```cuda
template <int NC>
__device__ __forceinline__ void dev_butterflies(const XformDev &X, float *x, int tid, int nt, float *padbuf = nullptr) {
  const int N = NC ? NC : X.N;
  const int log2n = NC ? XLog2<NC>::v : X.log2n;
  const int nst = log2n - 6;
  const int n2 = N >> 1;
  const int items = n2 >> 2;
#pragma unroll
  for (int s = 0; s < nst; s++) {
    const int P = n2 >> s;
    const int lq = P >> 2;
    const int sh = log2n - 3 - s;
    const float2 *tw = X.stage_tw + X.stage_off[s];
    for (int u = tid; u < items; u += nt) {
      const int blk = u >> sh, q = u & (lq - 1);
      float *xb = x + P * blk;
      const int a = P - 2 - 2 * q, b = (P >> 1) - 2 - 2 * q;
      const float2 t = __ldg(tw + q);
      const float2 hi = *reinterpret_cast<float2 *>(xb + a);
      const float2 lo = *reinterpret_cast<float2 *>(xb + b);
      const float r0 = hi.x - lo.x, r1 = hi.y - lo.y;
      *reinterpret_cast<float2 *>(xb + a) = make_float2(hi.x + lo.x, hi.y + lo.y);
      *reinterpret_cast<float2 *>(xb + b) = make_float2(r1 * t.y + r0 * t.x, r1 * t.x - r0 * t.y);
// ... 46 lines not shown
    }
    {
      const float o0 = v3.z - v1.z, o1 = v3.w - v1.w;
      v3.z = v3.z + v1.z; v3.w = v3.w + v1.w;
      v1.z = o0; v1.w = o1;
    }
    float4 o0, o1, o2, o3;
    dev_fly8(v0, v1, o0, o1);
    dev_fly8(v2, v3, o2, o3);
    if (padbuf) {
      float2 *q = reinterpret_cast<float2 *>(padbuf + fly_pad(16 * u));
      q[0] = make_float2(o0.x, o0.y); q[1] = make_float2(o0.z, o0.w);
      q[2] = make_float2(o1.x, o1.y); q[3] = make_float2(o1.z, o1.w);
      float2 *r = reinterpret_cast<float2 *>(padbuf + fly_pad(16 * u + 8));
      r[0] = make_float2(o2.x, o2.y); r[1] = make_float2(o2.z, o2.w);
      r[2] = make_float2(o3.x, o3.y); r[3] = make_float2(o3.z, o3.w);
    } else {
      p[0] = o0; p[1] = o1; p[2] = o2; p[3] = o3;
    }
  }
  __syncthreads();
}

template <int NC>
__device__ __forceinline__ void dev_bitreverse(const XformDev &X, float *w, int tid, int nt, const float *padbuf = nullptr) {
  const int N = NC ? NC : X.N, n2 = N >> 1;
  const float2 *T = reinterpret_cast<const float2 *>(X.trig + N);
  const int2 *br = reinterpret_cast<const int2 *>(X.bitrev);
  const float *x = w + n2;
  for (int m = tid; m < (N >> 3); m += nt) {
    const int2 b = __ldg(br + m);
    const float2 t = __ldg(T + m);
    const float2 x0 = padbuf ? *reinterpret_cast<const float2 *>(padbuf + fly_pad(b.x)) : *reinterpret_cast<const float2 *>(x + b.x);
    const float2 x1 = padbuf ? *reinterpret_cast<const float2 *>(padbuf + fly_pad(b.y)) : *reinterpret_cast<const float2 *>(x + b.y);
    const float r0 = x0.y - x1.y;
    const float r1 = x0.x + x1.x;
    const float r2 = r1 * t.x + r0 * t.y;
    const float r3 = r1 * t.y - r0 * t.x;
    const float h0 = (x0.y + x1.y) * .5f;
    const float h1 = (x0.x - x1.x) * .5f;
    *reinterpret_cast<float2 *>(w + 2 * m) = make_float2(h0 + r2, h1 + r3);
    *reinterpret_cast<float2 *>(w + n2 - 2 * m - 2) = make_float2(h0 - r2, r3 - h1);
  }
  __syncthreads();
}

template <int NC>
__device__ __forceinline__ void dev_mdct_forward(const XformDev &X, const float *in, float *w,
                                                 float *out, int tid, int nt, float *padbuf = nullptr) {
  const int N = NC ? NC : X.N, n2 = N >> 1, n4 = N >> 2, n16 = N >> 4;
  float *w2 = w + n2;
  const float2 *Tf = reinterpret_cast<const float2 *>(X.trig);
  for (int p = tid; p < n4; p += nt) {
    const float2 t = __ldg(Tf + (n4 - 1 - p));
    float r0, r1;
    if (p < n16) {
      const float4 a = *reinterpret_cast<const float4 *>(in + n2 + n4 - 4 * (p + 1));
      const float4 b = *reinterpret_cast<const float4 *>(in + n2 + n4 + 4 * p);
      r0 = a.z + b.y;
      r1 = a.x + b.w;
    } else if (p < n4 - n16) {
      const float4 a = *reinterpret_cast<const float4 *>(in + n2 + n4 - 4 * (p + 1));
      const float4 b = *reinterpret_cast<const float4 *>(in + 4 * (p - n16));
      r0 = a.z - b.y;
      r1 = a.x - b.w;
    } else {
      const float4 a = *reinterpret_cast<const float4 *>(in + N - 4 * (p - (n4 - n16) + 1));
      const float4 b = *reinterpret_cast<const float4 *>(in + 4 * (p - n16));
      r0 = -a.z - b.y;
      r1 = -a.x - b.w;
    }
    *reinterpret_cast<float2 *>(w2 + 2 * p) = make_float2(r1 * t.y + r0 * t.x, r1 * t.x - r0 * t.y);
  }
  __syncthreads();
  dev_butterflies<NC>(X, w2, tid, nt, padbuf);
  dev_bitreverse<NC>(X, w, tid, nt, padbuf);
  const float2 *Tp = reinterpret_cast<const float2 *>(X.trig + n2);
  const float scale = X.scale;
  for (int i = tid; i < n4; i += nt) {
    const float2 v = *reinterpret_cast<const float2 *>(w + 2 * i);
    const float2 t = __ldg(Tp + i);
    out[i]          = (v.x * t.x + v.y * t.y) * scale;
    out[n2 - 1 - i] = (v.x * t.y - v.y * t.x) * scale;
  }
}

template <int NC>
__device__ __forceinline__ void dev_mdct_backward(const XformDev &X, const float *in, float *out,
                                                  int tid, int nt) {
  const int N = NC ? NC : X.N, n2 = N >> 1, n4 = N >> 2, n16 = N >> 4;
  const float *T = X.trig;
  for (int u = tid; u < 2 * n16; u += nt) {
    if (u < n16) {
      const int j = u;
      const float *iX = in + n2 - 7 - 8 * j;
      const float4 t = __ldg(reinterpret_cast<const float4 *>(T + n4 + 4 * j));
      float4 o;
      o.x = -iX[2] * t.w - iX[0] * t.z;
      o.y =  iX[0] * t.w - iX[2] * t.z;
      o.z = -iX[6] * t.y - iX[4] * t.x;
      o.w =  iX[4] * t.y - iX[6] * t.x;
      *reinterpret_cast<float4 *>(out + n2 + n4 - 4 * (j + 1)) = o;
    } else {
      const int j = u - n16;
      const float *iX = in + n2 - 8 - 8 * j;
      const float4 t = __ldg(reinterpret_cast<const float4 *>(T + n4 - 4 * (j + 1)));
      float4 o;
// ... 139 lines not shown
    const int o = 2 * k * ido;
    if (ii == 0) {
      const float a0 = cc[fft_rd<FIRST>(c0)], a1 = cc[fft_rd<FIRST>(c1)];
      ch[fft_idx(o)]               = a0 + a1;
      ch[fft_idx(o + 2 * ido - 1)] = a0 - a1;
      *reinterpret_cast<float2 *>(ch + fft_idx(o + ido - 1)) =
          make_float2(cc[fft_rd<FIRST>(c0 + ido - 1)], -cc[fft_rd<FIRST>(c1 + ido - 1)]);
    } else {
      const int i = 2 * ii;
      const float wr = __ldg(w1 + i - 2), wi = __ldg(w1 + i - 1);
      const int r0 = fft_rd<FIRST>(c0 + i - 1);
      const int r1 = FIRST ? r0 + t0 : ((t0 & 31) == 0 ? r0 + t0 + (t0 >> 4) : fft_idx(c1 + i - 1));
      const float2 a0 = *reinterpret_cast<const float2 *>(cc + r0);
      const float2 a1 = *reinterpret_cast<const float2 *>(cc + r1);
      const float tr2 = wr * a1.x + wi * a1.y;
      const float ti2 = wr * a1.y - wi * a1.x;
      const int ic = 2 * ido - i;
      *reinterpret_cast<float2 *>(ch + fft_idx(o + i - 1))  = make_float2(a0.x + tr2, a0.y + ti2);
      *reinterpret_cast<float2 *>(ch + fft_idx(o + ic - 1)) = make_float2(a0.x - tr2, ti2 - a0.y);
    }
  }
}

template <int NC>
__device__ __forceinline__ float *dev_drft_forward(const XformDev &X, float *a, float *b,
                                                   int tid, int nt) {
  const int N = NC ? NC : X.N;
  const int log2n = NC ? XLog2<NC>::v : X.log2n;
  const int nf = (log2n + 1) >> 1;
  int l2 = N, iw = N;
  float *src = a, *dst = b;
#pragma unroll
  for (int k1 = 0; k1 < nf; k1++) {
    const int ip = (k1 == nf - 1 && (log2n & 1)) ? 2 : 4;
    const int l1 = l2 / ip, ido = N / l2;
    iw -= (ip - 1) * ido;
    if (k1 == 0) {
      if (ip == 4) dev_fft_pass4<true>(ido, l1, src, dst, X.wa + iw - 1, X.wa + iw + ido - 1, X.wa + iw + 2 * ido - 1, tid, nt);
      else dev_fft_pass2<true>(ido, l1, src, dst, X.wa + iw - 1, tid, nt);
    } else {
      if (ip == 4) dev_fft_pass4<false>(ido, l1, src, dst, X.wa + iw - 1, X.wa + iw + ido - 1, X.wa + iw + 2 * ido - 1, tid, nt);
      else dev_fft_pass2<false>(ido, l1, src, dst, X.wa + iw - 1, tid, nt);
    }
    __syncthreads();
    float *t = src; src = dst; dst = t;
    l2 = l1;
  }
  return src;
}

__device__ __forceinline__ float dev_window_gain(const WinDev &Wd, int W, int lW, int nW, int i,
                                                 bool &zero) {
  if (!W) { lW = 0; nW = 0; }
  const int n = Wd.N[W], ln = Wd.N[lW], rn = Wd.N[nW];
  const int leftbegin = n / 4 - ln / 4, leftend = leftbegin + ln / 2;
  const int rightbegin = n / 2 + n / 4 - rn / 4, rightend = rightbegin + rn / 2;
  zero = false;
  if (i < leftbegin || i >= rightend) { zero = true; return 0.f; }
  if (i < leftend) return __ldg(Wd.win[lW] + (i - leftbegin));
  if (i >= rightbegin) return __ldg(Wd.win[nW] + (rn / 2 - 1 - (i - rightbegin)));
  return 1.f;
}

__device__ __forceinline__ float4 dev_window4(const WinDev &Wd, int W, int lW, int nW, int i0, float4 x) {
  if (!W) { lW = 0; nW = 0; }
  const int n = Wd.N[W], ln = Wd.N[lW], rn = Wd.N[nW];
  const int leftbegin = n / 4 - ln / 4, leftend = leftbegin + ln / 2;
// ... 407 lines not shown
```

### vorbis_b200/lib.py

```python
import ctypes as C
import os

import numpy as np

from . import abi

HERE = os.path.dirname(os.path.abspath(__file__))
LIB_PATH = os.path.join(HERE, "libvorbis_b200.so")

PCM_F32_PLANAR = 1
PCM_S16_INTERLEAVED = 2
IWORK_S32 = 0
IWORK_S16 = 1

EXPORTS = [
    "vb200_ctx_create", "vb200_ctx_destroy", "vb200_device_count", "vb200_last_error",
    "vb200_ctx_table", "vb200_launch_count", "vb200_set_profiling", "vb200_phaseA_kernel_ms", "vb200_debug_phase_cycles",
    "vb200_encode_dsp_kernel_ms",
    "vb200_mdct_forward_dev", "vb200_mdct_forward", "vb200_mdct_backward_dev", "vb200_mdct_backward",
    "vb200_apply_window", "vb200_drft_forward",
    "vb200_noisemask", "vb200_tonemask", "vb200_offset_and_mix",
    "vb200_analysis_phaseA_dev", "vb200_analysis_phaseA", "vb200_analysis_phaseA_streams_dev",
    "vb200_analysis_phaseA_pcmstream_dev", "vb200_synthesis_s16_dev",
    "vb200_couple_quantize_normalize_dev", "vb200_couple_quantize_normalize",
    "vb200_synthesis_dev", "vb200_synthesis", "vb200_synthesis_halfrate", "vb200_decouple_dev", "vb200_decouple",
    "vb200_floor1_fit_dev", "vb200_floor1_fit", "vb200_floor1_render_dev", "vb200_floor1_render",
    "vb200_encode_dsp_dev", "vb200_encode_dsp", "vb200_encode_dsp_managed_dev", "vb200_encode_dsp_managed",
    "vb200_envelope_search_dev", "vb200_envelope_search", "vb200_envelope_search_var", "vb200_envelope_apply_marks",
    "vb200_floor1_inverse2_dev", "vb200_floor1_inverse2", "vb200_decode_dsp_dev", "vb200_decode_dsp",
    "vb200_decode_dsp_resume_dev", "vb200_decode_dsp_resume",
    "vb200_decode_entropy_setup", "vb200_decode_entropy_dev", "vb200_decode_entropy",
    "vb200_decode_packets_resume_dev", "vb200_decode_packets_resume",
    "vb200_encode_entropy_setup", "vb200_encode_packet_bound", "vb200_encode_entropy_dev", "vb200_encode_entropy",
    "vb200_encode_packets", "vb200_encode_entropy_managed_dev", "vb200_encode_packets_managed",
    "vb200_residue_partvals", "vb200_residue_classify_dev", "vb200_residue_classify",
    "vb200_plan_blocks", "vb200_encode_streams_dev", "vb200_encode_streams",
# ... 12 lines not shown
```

## [Try it]
Count the lines in the material above where the string "zero" appears, then state only that count.

## [Written reply]
3